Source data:
····················

@@ -40,34 +54,34 @@
     const int NS = 4 * T * 32, WS = T * 32 + KM_WPAD, P = 4 * WS;
     float *cx = (float *)km_smem;
     float *cz = cx + 2 * P;
-    float *dump = cx + 4 * P;
-    u64 *qlist = (u64 *)(dump + 4 * 2048);
-    float *t3 = (float *)(qlist + 32 * KM_STRIDE);
-    float *thr0s = t3 + 32 * KM_T3S;
-    int *qcnt = (int *)(thr0s + 32 * 9);
-    int *ovf = qcnt + 32;
-
-    const int tid = threadIdx.x, lane = tid & 63, wave = tid >> 6;
-    const int i = lane & 31, h = lane >> 5, lane8 = 2 * wave + h;
-    const int b = blockIdx.y, q0 = blockIdx.x * 32;
+    u64 *qlist = (u64 *)(cx + 4 * P);
+    float *t3 = (float *)(qlist + 64 * KM_STRIDE);
+    float *thr0s = t3 + 64 * KM_T3S;
+    int *qcnt = (int *)(thr0s + 64 * 9);
+    int *ovf = qcnt + 64;
+
+    const int tid = threadIdx.x, lane = tid & 63, wave = tid >> 6, wq = wave & 3;
+    const int i = lane & 31, h = lane >> 5, lane8 = 2 * wq + h;
+    const int qi = (wave >> 2) * 32 + i;
+    const int b = blockIdx.y, q0 = blockIdx.x * 64;
     const float *cloud = xyz + (size_t)b * N * 3;
     KMT(7)
 
-    for (int c0 = tid; c0 < NS; c0 += 1024) {
+    for (int c0 = tid; c0 < NS; c0 += 2048) {
         float x[4], y[4], z[4];
 #pragma unroll
         for (int u = 0; u < 4; u++) {
-            const int cc = min(c0 + 256 * u, N - 1);
+            const int cc = min(c0 + 512 * u, N - 1);
             x[u] = cloud[cc * 3 + 0];
             y[u] = cloud[cc * 3 + 1];
             z[u] = cloud[cc * 3 + 2];
         }
 #pragma unroll
         for (int u = 0; u < 4; u++)
-            if (c0 + 256 * u >= N) { x[u] = 0.f; y[u] = 0.f; z[u] = 0.f; }
+            if (c0 + 512 * u >= N) { x[u] = 0.f; y[u] = 0.f; z[u] = 0.f; }
 #pragma unroll
         for (int u = 0; u < 4; u++) {
-            const int c = c0 + 256 * u;
+            const int c = c0 + 512 * u;
             if (c < NS) {
                 const float w = c < N ? -((x[u] * x[u] + y[u] * y[u]) + z[u] * z[u]) : KM_PAD;
                 const int l8 = c & 7, s = c >> 3, j = s >> 4, r = s & 15;
@@ -79,22 +93,23 @@
             }
         }
     }
-    for (int e = tid; e < 32 * KM_STRIDE; e += 256) qlist[e] = 0ull;
-    if (tid < 32) qcnt[tid] = 0;
+    for (int e = tid; e < 64 * KM_STRIDE; e += 512) qlist[e] = 0ull;
+    if (tid < 64) qcnt[tid] = 0;
     if (tid == 0) *ovf = 0;
 
-    const int q = q0 + i;
+    const int q = q0 + qi;
     const bool valid = q < N;
     const float *qp = cloud + (size_t)(valid ? q : N - 1) * 3;
     const float qx = qp[0], qy = qp[1], qz = qp[2];
     const float qxx = (qx * qx + qy * qy) + qz * qz;
-    const float b1 = h ? 2.0f * qy : 2.0f * qx;
-    const float b2 = h ? 1.0f : 2.0f * qz;
+    const float tqx = 2.0f * qx, tqy = 2.0f * qy, tqz = 2.0f * qz;
+    const float b1 = h ? tqy : tqx;
+    const float b2 = h ? 1.0f : tqz;
     const float b3 = h ? 0.0f : -qxx;
     const float a3 = h ? 0.0f : 1.0f;
     const float *cxy = cx + h * P;
     const float *czw = cz + h * P;
-    const int at0 = wave * WS + i;
+    const int at0 = wq * WS + i;
     KMT(0)
     __syncthreads();
     KMT(1)
@@ -102,29 +117,21 @@
     float mr[16];
 #pragma unroll
     for (int r = 0; r < 16; r++) mr[r] = -INFINITY;
-    f32x16 kept[CT > 0 ? CT : 1];
     int j = 0;
-    if constexpr (CT > 0) {
-        static_assert(CT % 2 == 0, "tiles are consumed in pairs");
-#pragma unroll
-        for (int t = 0; t < CT; t++) kept[t] = km_tile(cxy, czw, at0 + t * 32, b1, b2, b3, a3);
-#pragma unroll
-        for (int t = 0; t < CT; t += 2)
-#pragma unroll
-            for (int r = 0; r < 16; r++) mr[r] = fmaxf(fmaxf(mr[r], kept[t][r]), kept[t + 1][r]);
-    } else {
-        for (; j + 2 <= T; j += 2) {
-            const f32x16 aA = km_tile(cxy, czw, at0 + j * 32, b1, b2, b3, a3);
-            const f32x16 aB = km_tile(cxy, czw, at0 + j * 32 + 32, b1, b2, b3, a3);
-#pragma unroll
-            for (int r = 0; r < 16; r++) mr[r] = fmaxf(fmaxf(mr[r], aA[r]), aB[r]);
-        }
-        if (j < T) {
-            const f32x16 aA = km_tile(cxy, czw, at0 + j * 32, b1, b2, b3, a3);
-#pragma unroll
-            for (int r = 0; r < 16; r++) mr[r] = fmaxf(mr[r], aA[r]);
-        }
-    }
+    for (; j + 2 <= T; j += 2) {
+        const f32x16 aA = km_tile2(cxy, czw, at0 + j * 32, b1, b2);
+        const f32x16 aB = km_tile2(cxy, czw, at0 + j * 32 + 32, b1, b2);
+#pragma unroll
+        for (int r = 0; r < 16; r++) mr[r] = fmaxf(fmaxf(mr[r], aA[r]), aB[r]);
+        __builtin_amdgcn_sched_barrier(0);
+    }
+    if (j < T) {
+        const f32x16 aA = km_tile2(cxy, czw, at0 + j * 32, b1, b2);
+#pragma unroll
+        for (int r = 0; r < 16; r++) mr[r] = fmaxf(mr[r], aA[r]);
+    }
+#pragma unroll
+    for (int r = 0; r < 16; r++) mr[r] = (mr[r] - qxx) + 0.0f;
     KMT(2)
     float m1 = -INFINITY, m2 = -INFINITY, m3 = -INFINITY;
 #pragma unroll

····················

### REQUIRED WORK
Above are the records; repeat exactly the lines from the one holding "256 * u, N - 1);" down to the one holding "c0 + 256 * u;", end lines included.

### WRITTEN RESPONSE
-            const int cc = min(c0 + 256 * u, N - 1);
+            const int cc = min(c0 + 512 * u, N - 1);
             x[u] = cloud[cc * 3 + 0];
             y[u] = cloud[cc * 3 + 1];
             z[u] = cloud[cc * 3 + 2];
         }
 #pragma unroll
         for (int u = 0; u < 4; u++)
-            if (c0 + 256 * u >= N) { x[u] = 0.f; y[u] = 0.f; z[u] = 0.f; }
+            if (c0 + 512 * u >= N) { x[u] = 0.f; y[u] = 0.f; z[u] = 0.f; }
 #pragma unroll
         for (int u = 0; u < 4; u++) {
-            const int c = c0 + 256 * u;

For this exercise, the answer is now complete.